I’ve been trying to work out how to talk about fucking up for a while. I think I’ve finally managed it, but the discussion comes with some subjective clauses, particularly at the end. My defense is complex but my thesis is simple:
If you work in the arts, any of the arts, you are eventually going to fuck up.
Scientists and mathematicians fuck up, but they’re trained to fuck up, because they’re dealing with the natural world outside of their control. So when an experiment goes wrong, they generally say “Well, dammit, the physics/numbers/gorillas/particles didn’t do what I thought they were gonna” and while they might feel bad about getting the science wrong, there is an entire system of thought that goes “Science is writing down what happened when you fucked up” which forgives them. I’m making a vast generalization here, and I’m sure there are special science snowflakes who for whatever specific reason don’t get quite that much support for fucking up, but in a general sense, the STEM fields are a lot more forgiving of fuck-ups on the back end. They are in direct pursuit of knowledge, and covering up an error does not contribute to knowledge; in science, there are fixed and permanent provable things, and getting to those sometimes requires missing the pitch a few times.

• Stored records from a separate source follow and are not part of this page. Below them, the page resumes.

template <bool VEC>
__global__ __launch_bounds__(GPX_FBLOCK) void k_scatter_ar16(
    int32_t n, int32_t ntiles, int32_t G, DevScratch X, const int32_t* __restrict__ gidx,
    const int32_t* __restrict__ bnum, const int32_t* __restrict__ bcoord,
    const int32_t* __restrict__ slot, const int32_t* __restrict__ acceptor,
    const int32_t* __restrict__ max_cp) {
  extern __shared__ int32_t lds[];
  const int32_t tile = tile_of_block(ntiles);
  if (tile >= ntiles) return;
  if (X.gate && *X.unsorted != X.epoch) return;
  const int32_t b0n = bnum[0], b0c = bcoord[0];
  scatter_init(X, tile, lds);
  const int64_t base = (int64_t)tile * GPX_TILE;
  const int32_t mask = X.gb - 1;
  if (VEC) {
#pragma unroll
    for (int j = 0; j < GPX_TILE_VECS; j++) {
      const int64_t i0 = base + (int64_t)(j * GPX_FBLOCK + threadIdx.x) * 4;
      if (i0 + 3 < n) {
        const I4 g4 = *(const I4*)(gidx + i0), s4 = *(const I4*)(slot + i0);
        const I4 a4 = *(const I4*)(acceptor + i0), m4 = *(const I4*)(max_cp + i0);
        const I4 n4 = *(const I4*)(bnum + i0), c4 = *(const I4*)(bcoord + i0);
        put_vote16(X, lds, G, mask, b0n, b0c, i0 + 0, g4.x, s4.x, a4.x, m4.x, n4.x, c4.x);
        put_vote16(X, lds, G, mask, b0n, b0c, i0 + 1, g4.y, s4.y, a4.y, m4.y, n4.y, c4.y);
        put_vote16(X, lds, G, mask, b0n, b0c, i0 + 2, g4.z, s4.z, a4.z, m4.z, n4.z, c4.z);
        put_vote16(X, lds, G, mask, b0n, b0c, i0 + 3, g4.w, s4.w, a4.w, m4.w, n4.w, c4.w);
      } else {
        for (int q = 0; q < 4; q++) {
          const int64_t i = i0 + q;
          if (i < n)
            put_vote16(X, lds, G, mask, b0n, b0c, i, gidx[i], slot[i], acceptor[i], max_cp[i], bnum[i],
                       bcoord[i]);
        }
      }
    }
  } else {
#pragma unroll
    for (int j = 0; j < GPX_TILE_ITEMS; j++) {
      const int64_t i = base + j * GPX_FBLOCK + threadIdx.x;
      if (i < n)
        put_vote16(X, lds, G, mask, b0n, b0c, i, gidx[i], slot[i], acceptor[i], max_cp[i], bnum[i],
                   bcoord[i]);
    }
  }
// ... 261 lines not shown
        have = true;
        el = el && sl == s0;
      }
      if (have) {
        const int32_t d = jsub(P.next, s0);
        el = el && d >= 1 && d <= S.W;
      }
    }
    fast = __all(el);
  }
  if (fast) {
    if (OP == B16_AR) {
      const int32_t G = S.G, k = (int32_t)GF_K(P.gf);
      int32_t mem[KMAX], ns[KMAX];
#pragma unroll
      for (int j = 0; j < KMAX; j++) {
        mem[j] = (j < k) ? P.mem[j] : 0;
        ns[j] = (j < k) ? P.ns[j] : 0;
      }
      const int64_t off = (int64_t)(s0 & (S.W - 1)) * G + g;
      const uint32_t e0 = (P.have_pe && s0 == jsub(P.next, 1)) ? P.pe : S.p_ring[off];
      uint32_t e = e0;
      int32_t pcount = P.pcount;
      bool ns_dirty = false;
      auto vote = [&](int32_t i, uint32_t p, int32_t acc, int32_t maxcp) {
        int32_t midx = -1;
#pragma unroll
        for (int q = 0; q < KMAX; q++) {
          if (q < k && mem[q] == acc) {
            midx = q;
            if (ns[q] < maxcp) {
              ns[q] = maxcp;
              ns_dirty = true;
            }
          }
        }
        if (e & PR_PRESENT) {
          if (midx >= 0) e |= (1u << midx);
          if (__popc(e & 0xffffu) > k / 2) {
            slotA[p] = s0;
            cpA[p] = median_minus<KMAX>(ns, k);
            metaA[p] = (uint32_t)GPX_D_DECISION;
            it.omask |= 1u << i;
            it.nout++;
            e = 0;
            pcount--;
          }
        }
      };
      if (!__any(esc)) {
        for (int32_t i = 0; i < nvote; i++) {
          const uint32_t p = (uint32_t)start + (uint32_t)pstride * (uint32_t)((it.order >> (4 * i)) & 15ull);
          vote(i, p, (int32_t)(metaA[p] >> 16), cpA[p]);
        }
      } else {
        for (int32_t i = 0; i < nvote; i++) {
          if ((skip >> i) & 1u) continue;
          const uint32_t p = (uint32_t)start + (uint32_t)pstride * (uint32_t)((it.order >> (4 * i)) & 15ull);
          const uint32_t meta = metaA[p];
          vote(i, p, (meta & V16_ESC) ? in.acceptor[idxA[p]] : (int32_t)(meta >> 16), cpA[p]);
        }
      }
      if (e != e0) S.p_ring[off] = e;
      if (ns_dirty) {
#pragma unroll
        for (int q = 0; q < KMAX; q++)
          if (q < k) S.node_slots[(int64_t)q * G + g] = ns[q];
      }
      if (pcount != P.pcount) S.c_pcount[g] = pcount;
    }
  } else {
    replay(it);
  }
}
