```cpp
template <bool H16>
__global__ __launch_bounds__(64 * CB_NW) void conv_resblock_c128(const BlockArgs a)
{
#if defined(__HIP_DEVICE_COMPILE__)
    extern __shared__ __attribute__((aligned(16))) char smem[];
    if constexpr (H16) fp16_saturating_mode();
    const int tid = threadIdx.x, lane = tid & 63, wave = __builtin_amdgcn_readfirstlane(tid >> 6);
    const int l15 = lane & 15, lq = lane >> 4;
    const int wc = wave & 3, wp = wave >> 2;
    char *const lx_ = smem, *const lmid_ = lx_ + CB_X_BYTES, *const lw1_ = lmid_ + CB_MID_BYTES, *const lb1_ = lw1_ + CB_W1_BYTES, *const lb2_ = lb1_ + CB_B1_BYTES, *const lout_ = lb2_ + CB_B2_BYTES;
    const float slope1 = act_slope(a.act1), slope2 = act_slope(a.act2);
    const int bx = (a.W + CB_B - 1) / CB_B, by = (a.H + CB_B - 1) / CB_B, per_img = bx * by, nblocks = a.N * per_img;
    const int nt = (nblocks - (int)blockIdx.x + (int)gridDim.x - 1) / (int)gridDim.x;

    for (int g = tid; g < CB_M * 16; g += 64 * CB_NW) {
        const int row = g >> 4, piece = g & 15;
        *(uint4 *)(lw1_ + row * CB_W1PITCH + piece * 16) = *(const uint4 *)((const bf16_t *)a.w1 + (size_t)row * a.Kpad1 + piece * 8);
    }
    bf16x8 fw2[2][18];
#pragma unroll
    for (int ct = 0; ct < 2; ++ct)
#pragma unroll
        for (int ks = 0; ks < 18; ++ks)
            fw2[ct][ks] = *(const bf16x8 *)((const bf16_t *)a.w2 + (size_t)(wc * 32 + ct * 16 + l15) * a.Kpad2 + ks * 32 + lq * 8);
    if (tid < CB_M) *(float *)(lb1_ + tid * 4) = a.b1[tid];
    if (tid < CB_C) *(float *)(lb2_ + tid * 4) = a.b2[tid];

    __amdgpu_buffer_rsrc_t rx = buf_rsrc(a.x);
    __amdgpu_buffer_rsrc_t ro = buf_rsrc(a.out);

    struct Blk { int n, y0, x0; };
    auto blk_of = [&](int j) { const int b = (int)blockIdx.x + j * (int)gridDim.x; Blk q; q.n = b / per_img; const int r = b - q.n * per_img; q.y0 = (r / bx) * CB_B; q.x0 = (r - (r / bx) * bx) * CB_B; return q; };
    auto fetch_x = [&](const Blk &q, lds_char *dst) {
        const int cl = lane >> 4, chunk = lane & 15;
#pragma unroll 1
        for (int id = wave; id < CB_T * 4; id += CB_NW) {
            const int r = id >> 2, c = (id & 3) * 4 + cl;
            const int iy = q.y0 - 1 + r, ix = q.x0 - 1 + c;
            const bool ok = (unsigned)iy < (unsigned)a.H && (unsigned)ix < (unsigned)a.W;
            const unsigned off = ok ? (unsigned)((((q.n * a.H + iy) * a.W + ix) * a.x_stride + ((chunk ^ ((c - r) & 7)) * 8)) * 2) : 0x80000000u;
            if (c < CB_T) __builtin_amdgcn_raw_ptr_buffer_load_lds(rx, (lds_void *)(dst + (r * CB_T + (id & 3) * 4) * 256), 16, off, 0, 0, 0);
        }
    };

    typedef const __attribute__((address_space(3))) bf16x8 *lds_frag_p;
    uint32_t mida[CB_NJ];
#pragma unroll
    for (int j = 0; j < CB_NJ; ++j) {
        int q = (wp * CB_NJ + j) * 16 + l15; if (q >= CB_OPIX) q = CB_OPIX - 1;
        const int oy = (q * 5042) >> 16, ox = q - oy * CB_B;
        mida[j] = (uint32_t)(uintptr_t)(lds_char *)lmid_ + (uint32_t)((oy * CB_T + ox) * CB_MPITCH + lq * 16);
        asm volatile("" : "+v"(mida[j]));
    }

    auto block = [&](int it, const lds_char *__restrict__ lx, lds_char *__restrict__ lx_dma, lds_char *__restrict__ lmid, const lds_char *__restrict__ mid_rd,
                     const lds_char *__restrict__ lw1, const lds_char *__restrict__ lb1, const lds_char *__restrict__ lb2, lds_char *__restrict__ lout) {
        const Blk q = blk_of(it);
        static_assert((CB_OPIX * 16 + 64 * CB_NW - 1) / (64 * CB_NW) == 6, "vmcnt below counts the stores of one thread");
        if (it > 0) __builtin_amdgcn_s_waitcnt(waitcnt_imm(6, 0));
        __builtin_amdgcn_s_barrier();
        {
            const int u = wave;
            f32x4 acc[2][4];
#pragma unroll
            for (int s = 0; s < 2; ++s)
#pragma unroll
                for (int ct = 0; ct < 4; ++ct) acc[s][ct] = f32x4{0.f, 0.f, 0.f, 0.f};
            int p0 = (2 * u) * 16 + l15;
            asm volatile("" : "+v"(p0));
            const int p1 = p0 + 16;
            bf16x8 xf[2][2], wf[2][4];
            auto frags = [&](int kk) {
                xf[kk & 1][0] = *(lds_frag_p)(lx + p0 * 256 + (((kk * 4 + lq) ^ (p0 & 7)) << 4));
                xf[kk & 1][1] = *(lds_frag_p)(lx + p1 * 256 + (((kk * 4 + lq) ^ (p1 & 7)) << 4));
#pragma unroll
                for (int ct = 0; ct < 4; ++ct) wf[kk & 1][ct] = *(lds_frag_p)(lw1 + (ct * 16 + l15) * CB_W1PITCH + (kk * 4 + lq) * 16);
            };
            frags(0);
            __builtin_amdgcn_sched_barrier(0);
#pragma unroll
            for (int kk = 0; kk < 4; ++kk) {
                if (kk + 1 < 4) frags(kk + 1);
#pragma unroll
                for (int ct = 0; ct < 4; ++ct) {
                    acc[0][ct] = mma16<H16>(wf[kk & 1][ct], xf[kk & 1][0], acc[0][ct]);
                    acc[1][ct] = mma16<H16>(wf[kk & 1][ct], xf[kk & 1][1], acc[1][ct]);
                }
                __builtin_amdgcn_sched_barrier(0);
            }
#pragma unroll
            for (int s = 0; s < 2; ++s) {
                const int p = s ? p1 : p0;
                if (2 * u + s >= CB_TSUB) continue;
                const int r = (p * 4370) >> 16, col = p - r * CB_T;
                const bool inside = p < CB_TPIX && (unsigned)(q.y0 - 1 + r) < (unsigned)a.H && (unsigned)(q.x0 - 1 + col) < (unsigned)a.W;
#pragma unroll
                for (int ct = 0; ct < 4; ++ct) {
                    uint2 pk = leaky_pack4<H16>(acc[s][ct], *(const __attribute__((address_space(3))) f32x4 *)(lb1 + (ct * 16 + lq * 4) * 4), slope1);
                    if (!inside) pk = uint2{0u, 0u};
                    *(__attribute__((address_space(3))) uint2 *)(lmid + p * CB_MPITCH + (ct * 16 + lq * 4) * 2) = pk;
                }
            }
        }
        __builtin_amdgcn_s_waitcnt(waitcnt_imm(63, 0));
        __builtin_amdgcn_s_barrier();
        if (it + 1 < nt) fetch_x(blk_of(it + 1), lx_dma);
        f32x4 acc2[2][CB_NJ];
#pragma unroll
        for (int ct = 0; ct < 2; ++ct)
#pragma unroll
            for (int j = 0; j < CB_NJ; ++j) acc2[ct][j] = f32x4{0.f, 0.f, 0.f, 0.f};
        bf16x8 fg[3][2];
        auto koff = [](int ks) { const int t = ks >> 1, h = ks & 1, kh = t / 3, kw = t - kh * 3; return (kh * CB_T + kw) * CB_MPITCH + h * 64; };
#pragma unroll
        for (int j = 0; j < 2; ++j) fg[0][j] = *(lds_frag_p)(mid_rd + mida[j] + koff(0));
        __builtin_amdgcn_sched_barrier(0);
#pragma unroll
        for (int ks = 0; ks < 18; ++ks)
#pragma unroll
            for (int g = 0; g < 3; ++g) {
                const int gn = (g + 1) % 3, ksn = g == 2 ? ks + 1 : ks;
                if (ksn < 18) {
#pragma unroll
                    for (int j = 0; j < 2; ++j) fg[gn][j] = *(lds_frag_p)(mid_rd + mida[gn * 2 + j] + koff(ksn));
                }
#pragma unroll
                for (int j = 0; j < 2; ++j) { acc2[0][g * 2 + j] = mma16<H16>(fw2[0][ks], fg[g][j], acc2[0][g * 2 + j]); acc2[1][g * 2 + j] = mma16<H16>(fw2[1][ks], fg[g][j], acc2[1][g * 2 + j]); }
                __builtin_amdgcn_sched_barrier(0);
            }
        auto stage_out = [&](int ct) {
            const f32x4 bv = *(const __attribute__((address_space(3))) f32x4 *)(lb2 + (wc * 32 + ct * 16 + lq * 4) * 4);
#pragma unroll
            for (int j = 0; j < CB_NJ; ++j)
                if (wp * CB_NJ + j < CB_OSUB)
                    *(__attribute__((address_space(3))) uint2 *)(lout + ((wp * CB_NJ + j) * 16 + l15) * CB_OPITCH + (wc * 32 + ct * 16 + lq * 4) * 2) = leaky_pack4<H16>(acc2[ct][j], bv, slope2);
        };
        stage_out(0);
        constexpr int NPIECE = (CB_OPIX * 16 + 64 * CB_NW - 1) / (64 * CB_NW);
        u32x4_t rsv[NPIECE];
#pragma unroll
        for (int k = 0; k < NPIECE; ++k) {
            int g = tid + k * 64 * CB_NW;
            asm volatile("" : "+v"(g));
            const int px = g >> 4, piece = g & 15;
            const int oy = (px * 5042) >> 16, ox = px - oy * CB_B;
            const unsigned pix = (unsigned)((q.n * a.H + q.y0 + oy) * a.W + q.x0 + ox);
            rsv[k] = __builtin_amdgcn_raw_buffer_load_b128(rx, (px < CB_OPIX && q.y0 + oy < a.H && q.x0 + ox < a.W) ? (pix * a.x_stride + piece * 8) * 2 : 0x80000000u, 0, 0);
        }
        stage_out(1);
        __builtin_amdgcn_s_waitcnt(waitcnt_imm(63, 0));
        __builtin_amdgcn_s_barrier();
#pragma unroll
        for (int k = 0; k < NPIECE; ++k) {
            int g = tid + k * 64 * CB_NW;
            asm volatile("" : "+v"(g));
            const int px = g >> 4, piece = g & 15;
            const int oy = (px * 5042) >> 16, ox = px - oy * CB_B;
            const bool ok = px < CB_OPIX && q.y0 + oy < a.H && q.x0 + ox < a.W;
            const unsigned pix = (unsigned)((q.n * a.H + q.y0 + oy) * a.W + q.x0 + ox);
            const u32x4_t r = rsv[k];
            u32x4_t o = *(const __attribute__((address_space(3))) u32x4_t *)(lout + (px < CB_OPIX ? px : 0) * CB_OPITCH + piece * 16);
#pragma unroll
            for (int e = 0; e < 4; ++e) o[e] = pack16x2<H16>(unpack16_lo<H16>(o[e]) + unpack16_lo<H16>(r[e]), unpack16_hi<H16>(o[e]) + unpack16_hi<H16>(r[e]));
            __builtin_amdgcn_raw_buffer_store_b128(o, ro, ok ? (pix * a.out_stride + piece * 8) * 2 : 0x80000000u, 0, OUT_STORE_AUX);
        }
    };
    if (nt > 0) fetch_x(blk_of(0), (lds_char *)lx_);
    __builtin_amdgcn_s_waitcnt(waitcnt_imm(0, 0));
    for (int it = 0; it < nt; ++it) block(it, (const lds_char *)lx_, (lds_char *)lx_, (lds_char *)lmid_, (const lds_char *)(uintptr_t)0, (const lds_char *)lw1_, (const lds_char *)lb1_, (const lds_char *)lb2_, (lds_char *)lout_);
#endif
}

bool conv_resblock_ok(const BlockArgs &a)
{
    const double px = (double)a.N * a.H * a.W;
    if (px * a.x_stride * 2.0 >= 2147483648.0 || px * a.out_stride * 2.0 >= 2147483648.0) return false;
    const long cover = (long)((a.H + CB_B - 1) / CB_B) * ((a.W + CB_B - 1) / CB_B) * CB_B * CB_B;
    if (a.H <= 0 || a.W <= 0 || cover * 100 > (long)a.H * a.W * 115) return false;
    return (a.dt == DT_BF16 || a.dt == DT_F16) && a.C == CB_C && a.Cmid == CB_M &&
           a.Kpad1 >= CB_C && a.Kpad2 >= 9 * CB_M && (a.x_stride % 8) == 0 && a.x_stride >= CB_C && (a.out_stride % 8) == 0 && a.out_stride >= CB_C;
}

hipError_t launch_conv_resblock(const BlockArgs &a, hipStream_t s)
{
    if (!conv_resblock_ok(a)) return hipErrorInvalidValue;
    const bool h16 = a.dt == DT_F16;
    const void *k = h16 ? (const void *)conv_resblock_c128<true> : (const void *)conv_resblock_c128<false>;
    { hipError_t e = conv_opt_in_lds(k, CB_LDS); if (e != hipSuccess) return e; }
    long blocks = (long)a.N * ((a.H + CB_B - 1) / CB_B) * ((a.W + CB_B - 1) / CB_B);
    if (blocks > 256) blocks = 256;
    if (h16) hipLaunchKernelGGL(conv_resblock_c128<true>, dim3((unsigned)blocks), dim3(64 * CB_NW), CB_LDS, s, a);
    else hipLaunchKernelGGL(conv_resblock_c128<false>, dim3((unsigned)blocks), dim3(64 * CB_NW), CB_LDS, s, a);
    return hipGetLastError();
}
```

Baseline: 12560 img/s.

## Add four-wave half-height resblock form to fit two workgroups per CU

Templates the fused 1x1+3x3 residual block kernel on a wave-group count, adding a four-wave variant that processes a 6x13 output strip. In that variant the mid and output LDS buffers are aliased, behind an extra barrier, so two workgroups fit on one CU. At launch, an occupancy query picks the four-wave form with a grid of twice the CU count whenever two blocks can be resident, and falls back to the eight-wave form otherwise. The aim is latency hiding across workgroups. The cost is more halo rows per output pixel, an extra barrier, and the register pressure that comes with launch_bounds(…,2).

```diff
diff --git a/yolo_tensorflow_amd/csrc/conv_block.hip b/yolo_tensorflow_amd/csrc/conv_block.hip
--- a/yolo_tensorflow_amd/csrc/conv_block.hip
+++ b/yolo_tensorflow_amd/csrc/conv_block.hip
@@ -1,38 +1,54 @@
 #include "kernels.h"
 #include "device_common.h"
 #include <type_traits>
+#include <map>
+#include <mutex>
 
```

When you’re an artist, you are told that you’re a Creator, that you control everything, and that’s heady and spectacular. And also the reason so many artists and writers have drinking problems and a history of divorce.
Nobody explicitly tells you that you can fuck up, though. Like, you know through common sense that not every artist is perfect all the time, probably even Jackson Pollock sometimes went “No, no, these particular splatters are all wrong” but the fact that you can fuck up and still benefit from fucking up is an apparently closely guarded secret none of us want to talk about because all Creators are also secretly super insecure. (This probably says a lot about my relationship to religion.)
So here it is: In the creative arts you can fuck up in school and you can fuck up in life, and here’s how you deal.
In any arts-based course, if you fuck up, it’s a chance to talk about your process and to get advice from teachers, who secretly love to give advice. If you like your work, or even if you don’t but you know it doesn’t suck, you should own that, no false modesty. Be proud of the good work you do. But if you don’t like your work because it’s genuinely bad or you know you fucked up or you didn’t get what you wanted out of it, school is where you get to say “Oh man, this is AWFUL, here’s what was going through my head, how wrong was that, right?” and then either “So here’s what I learned from it” or “Please help me, Professor, I fucked it up.” And then you either get points for learning or you get the help you need.
This whole process, the process of owning what you do whatever the quality, is what prepares you for when you get out into the post-academic world and no longer have a safety net. Because at that point you are educated and experienced enough to yell OH SHIT I’M FUCKING UP at yourself, and immediately stop and think about why you’re fucking up and how you can fix it.
I mean, the system isn’t perfect, but by the time you’re my age, as the saying goes, your motto is “It’s okay, I’ve fucked this up before.” Plus at 35 you’re too tired to stay up all night fixing something, so your best bet is to make sure you catch the mistakes before 6pm. For real, I need me some sleep.
Now of course there are exceptions, because some people have depression, or manic episodes, or anxiety, or other mental issues that mean that you cannot fuck up, ever, not even a little, not even privately, without suffering your own emotional self-abuse, and I get that. I do. But the above is meant to help stave off that thinking as much as possible. The rest is up to you, to find a way (be that medication or cognitive therapy or something else, what works for you) to tone that down to levels that your more rational mind can at least shout over.
And I don’t think artists are told any of this nearly as often as they should be.
So this is my message to you, creators, this week: it’s okay to fuck up. It has to be okay to fuck up. It’s okay to own that you fucked up and to ask for help. In fact, it’s what makes fucking up okay.
Go forth and create (and fuck it up once in a while).
Oh boy, you should have seen the way I fucked up the current pair of socks. Twice. And a few bits. However, I am now old enough to recognise the fuckups, and have (I HOPE!) salvaged them.